• _Materials provided_:
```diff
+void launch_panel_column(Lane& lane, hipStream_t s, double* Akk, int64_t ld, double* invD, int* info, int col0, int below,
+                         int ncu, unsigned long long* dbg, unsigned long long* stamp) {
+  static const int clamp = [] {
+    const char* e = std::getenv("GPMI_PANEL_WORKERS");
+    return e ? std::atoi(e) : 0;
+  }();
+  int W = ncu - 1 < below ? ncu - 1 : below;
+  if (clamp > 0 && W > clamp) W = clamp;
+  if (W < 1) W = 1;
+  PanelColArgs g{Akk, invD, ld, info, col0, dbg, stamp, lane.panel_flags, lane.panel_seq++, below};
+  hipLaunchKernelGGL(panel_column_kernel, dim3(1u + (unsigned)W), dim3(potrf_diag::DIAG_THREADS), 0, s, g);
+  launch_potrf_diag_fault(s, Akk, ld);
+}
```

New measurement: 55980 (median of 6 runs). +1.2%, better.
* * *
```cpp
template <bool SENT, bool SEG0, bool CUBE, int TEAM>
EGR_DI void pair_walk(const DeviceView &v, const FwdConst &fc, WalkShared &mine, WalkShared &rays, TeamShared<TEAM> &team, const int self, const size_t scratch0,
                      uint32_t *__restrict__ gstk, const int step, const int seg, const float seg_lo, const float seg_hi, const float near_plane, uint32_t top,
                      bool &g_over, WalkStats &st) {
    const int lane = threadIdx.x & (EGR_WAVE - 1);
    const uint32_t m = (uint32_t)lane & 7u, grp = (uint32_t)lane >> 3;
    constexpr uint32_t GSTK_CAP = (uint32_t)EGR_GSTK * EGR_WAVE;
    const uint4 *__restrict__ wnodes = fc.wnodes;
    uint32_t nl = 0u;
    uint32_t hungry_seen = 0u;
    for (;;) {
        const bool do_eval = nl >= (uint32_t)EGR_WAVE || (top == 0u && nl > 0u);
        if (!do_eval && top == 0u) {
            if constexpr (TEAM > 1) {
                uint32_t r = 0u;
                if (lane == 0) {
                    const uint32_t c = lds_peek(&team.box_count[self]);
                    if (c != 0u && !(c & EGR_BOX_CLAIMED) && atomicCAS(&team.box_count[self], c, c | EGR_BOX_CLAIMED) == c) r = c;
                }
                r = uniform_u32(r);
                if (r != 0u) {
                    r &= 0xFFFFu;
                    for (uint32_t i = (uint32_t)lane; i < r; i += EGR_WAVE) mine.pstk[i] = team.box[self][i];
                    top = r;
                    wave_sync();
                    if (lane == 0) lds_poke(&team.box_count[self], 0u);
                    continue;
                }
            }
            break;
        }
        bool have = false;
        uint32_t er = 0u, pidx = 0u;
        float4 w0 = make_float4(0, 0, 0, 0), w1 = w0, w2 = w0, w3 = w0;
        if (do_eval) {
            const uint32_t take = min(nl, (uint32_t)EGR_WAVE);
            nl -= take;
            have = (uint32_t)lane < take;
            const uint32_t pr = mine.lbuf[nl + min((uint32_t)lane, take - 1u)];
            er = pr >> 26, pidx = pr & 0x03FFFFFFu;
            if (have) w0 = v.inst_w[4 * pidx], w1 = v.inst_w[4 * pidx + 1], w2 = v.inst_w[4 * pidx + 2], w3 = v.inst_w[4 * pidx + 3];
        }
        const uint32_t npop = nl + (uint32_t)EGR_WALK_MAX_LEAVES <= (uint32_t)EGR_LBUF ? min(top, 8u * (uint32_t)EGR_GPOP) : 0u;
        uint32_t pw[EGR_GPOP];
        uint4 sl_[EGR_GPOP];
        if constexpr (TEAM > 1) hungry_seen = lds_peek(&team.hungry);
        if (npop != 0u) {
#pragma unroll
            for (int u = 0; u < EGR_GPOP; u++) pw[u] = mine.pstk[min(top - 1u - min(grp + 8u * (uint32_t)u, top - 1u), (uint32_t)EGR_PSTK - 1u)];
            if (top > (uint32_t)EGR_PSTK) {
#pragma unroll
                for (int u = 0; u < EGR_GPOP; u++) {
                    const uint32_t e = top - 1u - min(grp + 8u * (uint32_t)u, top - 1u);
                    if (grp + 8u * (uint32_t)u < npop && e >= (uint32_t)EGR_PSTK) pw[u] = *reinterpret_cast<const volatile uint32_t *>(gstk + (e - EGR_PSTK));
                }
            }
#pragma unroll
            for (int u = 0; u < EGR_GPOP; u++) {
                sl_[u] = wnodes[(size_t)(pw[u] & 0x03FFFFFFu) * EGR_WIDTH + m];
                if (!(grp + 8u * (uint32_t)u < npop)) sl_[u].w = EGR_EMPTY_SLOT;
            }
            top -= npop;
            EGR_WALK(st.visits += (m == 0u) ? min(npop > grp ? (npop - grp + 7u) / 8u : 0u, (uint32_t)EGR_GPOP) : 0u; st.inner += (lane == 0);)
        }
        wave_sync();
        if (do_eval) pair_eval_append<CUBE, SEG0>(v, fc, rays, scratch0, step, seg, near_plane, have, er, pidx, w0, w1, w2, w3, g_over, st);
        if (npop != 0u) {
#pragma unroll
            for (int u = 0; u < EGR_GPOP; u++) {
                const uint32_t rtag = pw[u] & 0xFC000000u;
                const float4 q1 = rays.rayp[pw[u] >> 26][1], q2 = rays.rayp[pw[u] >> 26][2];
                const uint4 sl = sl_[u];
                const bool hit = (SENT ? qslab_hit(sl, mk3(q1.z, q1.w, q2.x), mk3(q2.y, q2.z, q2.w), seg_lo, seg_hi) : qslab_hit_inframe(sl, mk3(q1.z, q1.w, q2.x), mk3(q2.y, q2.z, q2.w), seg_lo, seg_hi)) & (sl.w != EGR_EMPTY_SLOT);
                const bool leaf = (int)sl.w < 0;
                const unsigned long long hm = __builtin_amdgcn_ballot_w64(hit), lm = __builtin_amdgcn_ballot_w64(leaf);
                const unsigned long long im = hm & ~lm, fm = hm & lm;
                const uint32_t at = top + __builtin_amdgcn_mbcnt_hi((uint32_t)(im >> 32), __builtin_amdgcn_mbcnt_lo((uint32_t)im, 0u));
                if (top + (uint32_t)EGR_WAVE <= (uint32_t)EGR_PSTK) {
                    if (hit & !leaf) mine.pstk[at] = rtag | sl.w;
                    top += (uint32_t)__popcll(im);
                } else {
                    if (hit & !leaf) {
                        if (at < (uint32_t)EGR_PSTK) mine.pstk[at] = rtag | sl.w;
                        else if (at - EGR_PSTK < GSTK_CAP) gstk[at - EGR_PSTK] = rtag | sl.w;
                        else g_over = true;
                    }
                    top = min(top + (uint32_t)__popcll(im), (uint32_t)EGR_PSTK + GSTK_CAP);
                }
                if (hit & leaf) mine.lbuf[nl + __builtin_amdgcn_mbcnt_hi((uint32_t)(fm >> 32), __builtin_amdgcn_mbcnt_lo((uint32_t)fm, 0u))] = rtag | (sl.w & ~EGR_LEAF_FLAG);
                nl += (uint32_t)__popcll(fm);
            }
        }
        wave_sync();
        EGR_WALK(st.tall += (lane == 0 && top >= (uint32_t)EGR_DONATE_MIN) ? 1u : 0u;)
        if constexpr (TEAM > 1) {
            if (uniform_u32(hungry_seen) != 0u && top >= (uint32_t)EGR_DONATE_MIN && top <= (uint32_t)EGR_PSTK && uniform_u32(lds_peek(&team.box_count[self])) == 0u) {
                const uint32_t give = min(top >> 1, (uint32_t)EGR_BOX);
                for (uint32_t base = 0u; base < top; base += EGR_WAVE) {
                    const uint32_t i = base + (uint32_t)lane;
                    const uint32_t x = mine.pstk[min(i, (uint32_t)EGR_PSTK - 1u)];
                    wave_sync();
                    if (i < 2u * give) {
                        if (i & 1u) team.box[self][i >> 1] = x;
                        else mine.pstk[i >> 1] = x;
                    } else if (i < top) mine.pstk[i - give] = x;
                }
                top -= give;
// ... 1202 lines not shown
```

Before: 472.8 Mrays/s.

• _Task statement_: Wherever the word "give" turns up in the records above, copy the line that holds it.

• _Task answer_:
                const uint32_t give = min(top >> 1, (uint32_t)EGR_BOX);
                    if (i < 2u * give) {
                    } else if (i < top) mine.pstk[i - give] = x;
                top -= give;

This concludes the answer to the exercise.